* Exercise requirements
Read the listing below and copy out each line where the word "used" occurs.

● ● ● ● ●

#pragma unroll
    for (uint32_t t = 0; t < (uint32_t)KT; ++t) {
        if (t + 1u < (uint32_t)KT && !GEMM_LAB_SKIP(2))
            gemmStage<ADMAS, BDMAS>(Ab, aBytes, Bb, bBytes, lds + ((t + 1u) & 1u) * stageBytes, bAt, wave, voffA, voffB, (t + 1u) * kGemmRowBytes);
        if (!kEarlyWords && t + 1u == (uint32_t)KT) firstWords();
        const uint8_t* base = lds + (t & 1u) * stageBytes;
#pragma unroll
        for (uint32_t s = 0; s < KSUB; ++s) {
            auto fragment = [&](uint32_t at, uint32_t tile, uint32_t tag) -> u32x4 {
                if (GEMM_LAB_SKIP(1)) return u32x4{lane, t, tile, s + tag};
                const uint8_t* src = base + ((at + tile * 16u * kGemmRowBytes) ^ (s << 6));
                if constexpr (SRC32) {
                    const f32x4 lo = *reinterpret_cast<const f32x4*>(src);
                    const f32x4 hi = *reinterpret_cast<const f32x4*>(reinterpret_cast<const uint8_t*>(reinterpret_cast<uintptr_t>(src) ^ 16u));
                    return packLowp<MODE>(lo, hi);
                } else {
                    return *reinterpret_cast<const u32x4*>(src);
                }
            };
            u32x4 bf[n];
#pragma unroll
            for (uint32_t j = 0; j < n; ++j) bf[j] = fragment(bRead, j, 0u);
#pragma unroll
            for (uint32_t i = 0; i < m; ++i) {
                const u32x4 af = fragment(aRead, i, 2u);
                if (!GEMM_LAB_SKIP(0)) {
// ... 31 lines not shown
                for (uint32_t tp = 0; tp < kGemmPassTiles; ++tp) {
                    const uint32_t tIdx = q * kGemmPassTiles + tp;
                    if (tIdx < m * n) gemmDumpTile(acc[tIdx / n][tIdx % n], slabAddr + tp * 1024u, false);
                }
            } else {
#pragma unroll
                for (uint32_t tp = 0; tp < kGemmPassTiles; ++tp) {
                    const uint32_t tIdx = q * kGemmPassTiles + tp;
                    if (tIdx < m * n) gemmDumpTile(acc[tIdx / n][tIdx % n], slabAddr + tp * 1024u, true);
                }
            }
        }
        if (kPlainDump) __builtin_amdgcn_sched_barrier(0);
        gemmMaskPass<kGemmWordChunk, TM / 2u, Q, kDeepWords>(words, slab, rowTable, P, myList, q, lane, wAhead, GEMM_LAB_SKIP(4), GEMM_LAB_SKIP(5));
        GEMM_LAB_STAMP(5u + q);
    }
    GEMM_LAB_STAMPS_OUT;
}

constexpr uint32_t kGemmHalfRowBytes = 64u;
__host__ __device__ constexpr uint32_t gemmSwzH(uint32_t row) { return (4u - ((row >> 2) & 3u)) & 3u; }
constexpr uint32_t gemmCvtRingBytes(int PM, int NB) {
    const uint32_t used = (uint32_t)(PM + NB) * 16u * (kGemmRowBytes + 2u * kGemmHalfRowBytes);
    return used > kGemmWaves * kGemmSlabBytes ? used : kGemmWaves * kGemmSlabBytes;
}
constexpr size_t gemmCvtLdsBytes(int PM, int NB) { return gemmCvtRingBytes(PM, NB) + (size_t)PM * 16u * 4u; }

template <int KT, int PM, int NB, int MODE>
__global__ void __launch_bounds__(kGemmWaves * kWave, 2)
denseGemmCvt(const float* __restrict__ Aop, const float* __restrict__ Bop, uint32_t aBytes, uint32_t bBytes,
             const uint32_t* __restrict__ panelRows, const uint32_t* __restrict__ colOf, const GemmItem* __restrict__ items,
             const uint32_t* __restrict__ rowStart,
             const uint32_t* __restrict__ lists, const uint32_t* __restrict__ words, float* __restrict__ P, uint32_t N,
             uint32_t gridG, uint32_t gridS, uint32_t fullGrid, Batch batch GEMM_LAB_ARG) {
    constexpr uint32_t K = 32u * KT, TM = PM * 16u, TN = NB * 16u, ROWS = TM + TN;
    constexpr uint32_t m = PM / kGemmWavesM, n = NB / kGemmWavesN, Q = (m * n + kGemmPassTiles - 1u) / kGemmPassTiles, L = kGemmWaves * Q;
    constexpr uint32_t ADMAS = PM / 4u, BDMAS = NB / 4u, DMAS = ADMAS + BDMAS;
    constexpr uint32_t fBytes = ROWS * kGemmRowBytes, hBytes = ROWS * kGemmHalfRowBytes, bAtF = TM * kGemmRowBytes, bAtH = TM * kGemmHalfRowBytes;
    constexpr uint32_t hAt = fBytes, rowTableAt = gemmCvtRingBytes(PM, NB);
    constexpr uint32_t kGemmWordChunk = m * n > 32u ? 4u : 8u;

    extern __shared__ __attribute__((aligned(16))) uint8_t lds[];
    const uint32_t itemId = xcdContiguous(blockIdx.x, gridDim.x);
    uint32_t group, firstBlock, listBase;
    if (fullGrid) {
        gemmItemPlace(itemId, gridG, gridS, group, firstBlock);
        firstBlock *= (uint32_t)NB;
        listBase = itemId * (L + 1u);
    } else {
        const GemmItem item = items[itemId];
        group = item.group;
        firstBlock = item.firstBlock;
        listBase = item.listBase;
    }
    const uint32_t wave = __builtin_amdgcn_readfirstlane(threadIdx.x >> 6), lane = threadIdx.x & 63u;
    const uint32_t wm = wave / kGemmWavesN, wn = wave % kGemmWavesN;
    const uint32_t r = lane & 15u, g = lane >> 4;
    GEMM_LAB_STAMPS;
    GEMM_LAB_STAMP(0);
    const uint8_t* Ab = reinterpret_cast<const uint8_t*>(Aop) + (size_t)blockIdx.y * batch.strideA * 4u;
    const uint8_t* Bb = reinterpret_cast<const uint8_t*>(Bop) + (size_t)blockIdx.y * batch.strideB * 4u;
    P += (size_t)blockIdx.y * batch.strideP;

    uint32_t voffA[ADMAS], voffB[BDMAS];
    const uint32_t piece = lane & 7u;
#pragma unroll
    for (uint32_t j = 0; j < BDMAS; ++j)
        voffB[j] = gemmRowOfLane(colOf + (size_t)firstBlock * 16u + 8u * (wave * BDMAS + j), lane >> 3) * (K * 4u) + (piece << 4);
    if (!GEMM_LAB_SKIP(2)) gemmStagePart<BDMAS>(Bb, bBytes, lds + bAtF, wave, voffB, 0u);
#pragma unroll
    for (uint32_t j = 0; j < ADMAS; ++j)
        voffA[j] = gemmRowOfLane(panelRows + (size_t)group * TM + 8u * (wave * ADMAS + j), lane >> 3) * (K * 4u) + (piece << 4);
    if (!GEMM_LAB_SKIP(2)) gemmStagePart<ADMAS>(Ab, aBytes, lds, wave, voffA, 0u);
    GEMM_LAB_STAMP(1);
    if (threadIdx.x < TM) reinterpret_cast<uint32_t*>(lds + rowTableAt)[threadIdx.x] = rowStart[(size_t)itemId * TM + threadIdx.x];
    uint32_t myList[Q + 1];
#pragma unroll
    for (uint32_t q = 0; q <= Q; ++q) myList[q] = lists[listBase + wave * Q + q];

#if defined(BSMR_GEMM_ROUND_SERIAL)
    constexpr uint32_t kRoundBatch = 1u;
#else
    constexpr uint32_t kRoundBatch = 5u;
#endif
    const uint32_t fOfA = wave * ADMAS * 1024u + lane * 16u, fOfB = bAtF + wave * BDMAS * 1024u + lane * 16u;
    auto hOf = [&](uint32_t part, uint32_t firstChunk, uint32_t odd) {
        const uint32_t quarter = (2u * (firstChunk + odd) + (lane >> 5)) & 3u;
        return hAt + part + firstChunk * 512u + (lane >> 3) * kGemmHalfRowBytes + (((piece >> 1) ^ ((4u - quarter) & 3u)) << 4) + ((piece & 1u) << 3);
    };
    const uint32_t hOfA[2] = {hOf(0u, wave * ADMAS, 0u), hOf(0u, wave * ADMAS, 1u)};
    const uint32_t hOfB[2] = {hOf(bAtH, wave * BDMAS, 0u), hOf(bAtH, wave * BDMAS, 1u)};
    auto roundChunks = [&](uint32_t to) {
        if (GEMM_LAB_SKIP(1)) return;
#pragma unroll
        for (uint32_t j0 = 0; j0 < DMAS; j0 += kRoundBatch) {
            f32x4 v[kRoundBatch];
#pragma unroll
            for (uint32_t b = 0; b < kRoundBatch; ++b) {
                const uint32_t j = j0 + b;
                if (j >= DMAS) continue;
                v[b] = j < ADMAS ? *reinterpret_cast<const f32x4*>(lds + fOfA + j * 1024u)
                                 : *reinterpret_cast<const f32x4*>(lds + fOfB + (j - ADMAS) * 1024u);
            }
#pragma unroll
            for (uint32_t b = 0; b < kRoundBatch; ++b) {
                const uint32_t j = j0 + b;
                if (j >= DMAS) continue;
                const uint32_t jj = j < ADMAS ? j : j - ADMAS;
                uint8_t* dst = lds + (j < ADMAS ? hOfA[jj & 1u] : hOfB[jj & 1u]) + jj * 512u + to * hBytes;
                typedef uint32_t u32x2 __attribute__((ext_vector_type(2)));
                u32x2 h;
                if constexpr (MODE == 0) {
                    typedef _Float16 f16x4 __attribute__((ext_vector_type(4)));
                    f16x4 o;
                    o[0] = (_Float16)v[b][0]; o[1] = (_Float16)v[b][1]; o[2] = (_Float16)v[b][2]; o[3] = (_Float16)v[b][3];
                    h = __builtin_bit_cast(u32x2, o);
                } else {
                    typedef __bf16 bf16x4 __attribute__((ext_vector_type(4)));
                    bf16x4 o;
                    o[0] = (__bf16)v[b][0]; o[1] = (__bf16)v[b][1]; o[2] = (__bf16)v[b][2]; o[3] = (__bf16)v[b][3];
                    h = __builtin_bit_cast(u32x2, o);
                }
                *reinterpret_cast<u32x2*>(dst) = h;
            }
        }
    };

    const uint32_t fragOff = r * kGemmHalfRowBytes + ((g ^ gemmSwzH(r)) << 4);
    const uint32_t aRead = wm * (TM / 2u) * kGemmHalfRowBytes + fragOff;
    const uint32_t bRead = bAtH + wn * (TN / 4u) * kGemmHalfRowBytes + fragOff;

    f32x4 acc[m][n];
#pragma unroll
    for (uint32_t i = 0; i < m; ++i)
#pragma unroll
        for (uint32_t j = 0; j < n; ++j) acc[i][j] = f32x4{0.f, 0.f, 0.f, 0.f};
    auto loadWords = [&](uint32_t e0, uint32_t (&w)[kGemmWordChunk]) { gemmLoadWords<kGemmWordChunk>(words, e0, lane, w, GEMM_LAB_SKIP(4)); };
    constexpr bool kDeepWords = Q >= 2u && m * n <= 32u;
    uint32_t wAhead[2][kGemmWordChunk];
    constexpr bool kEarlyWords = KT <= 4;
    auto firstWords = [&]() {
        loadWords(myList[0], wAhead[0]);
        if (kDeepWords) loadWords(myList[1], wAhead[1]);
    };
#if !defined(BSMR_GEMM_LATE_WORDS)
    if (kEarlyWords) firstWords();
#endif

    asm volatile("s_waitcnt vmcnt(0)" ::: "memory");
    GEMM_LAB_STAMP(2);
    roundChunks(0u);
    asm volatile("s_waitcnt lgkmcnt(0)" ::: "memory");
    if (KT > 1 && !GEMM_LAB_SKIP(2)) gemmStage<ADMAS, BDMAS>(Ab, aBytes, Bb, bBytes, lds, bAtF, wave, voffA, voffB, kGemmRowBytes);
    __builtin_amdgcn_s_barrier();
    GEMM_LAB_STAMP(3);
#if defined(BSMR_GEMM_LATE_WORDS)
    if (kEarlyWords) firstWords();
#endif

● ● ● ● ●

* Exercise result
    const uint32_t used = (uint32_t)(PM + NB) * 16u * (kGemmRowBytes + 2u * kGemmHalfRowBytes);
    return used > kGemmWaves * kGemmSlabBytes ? used : kGemmWaves * kGemmSlabBytes;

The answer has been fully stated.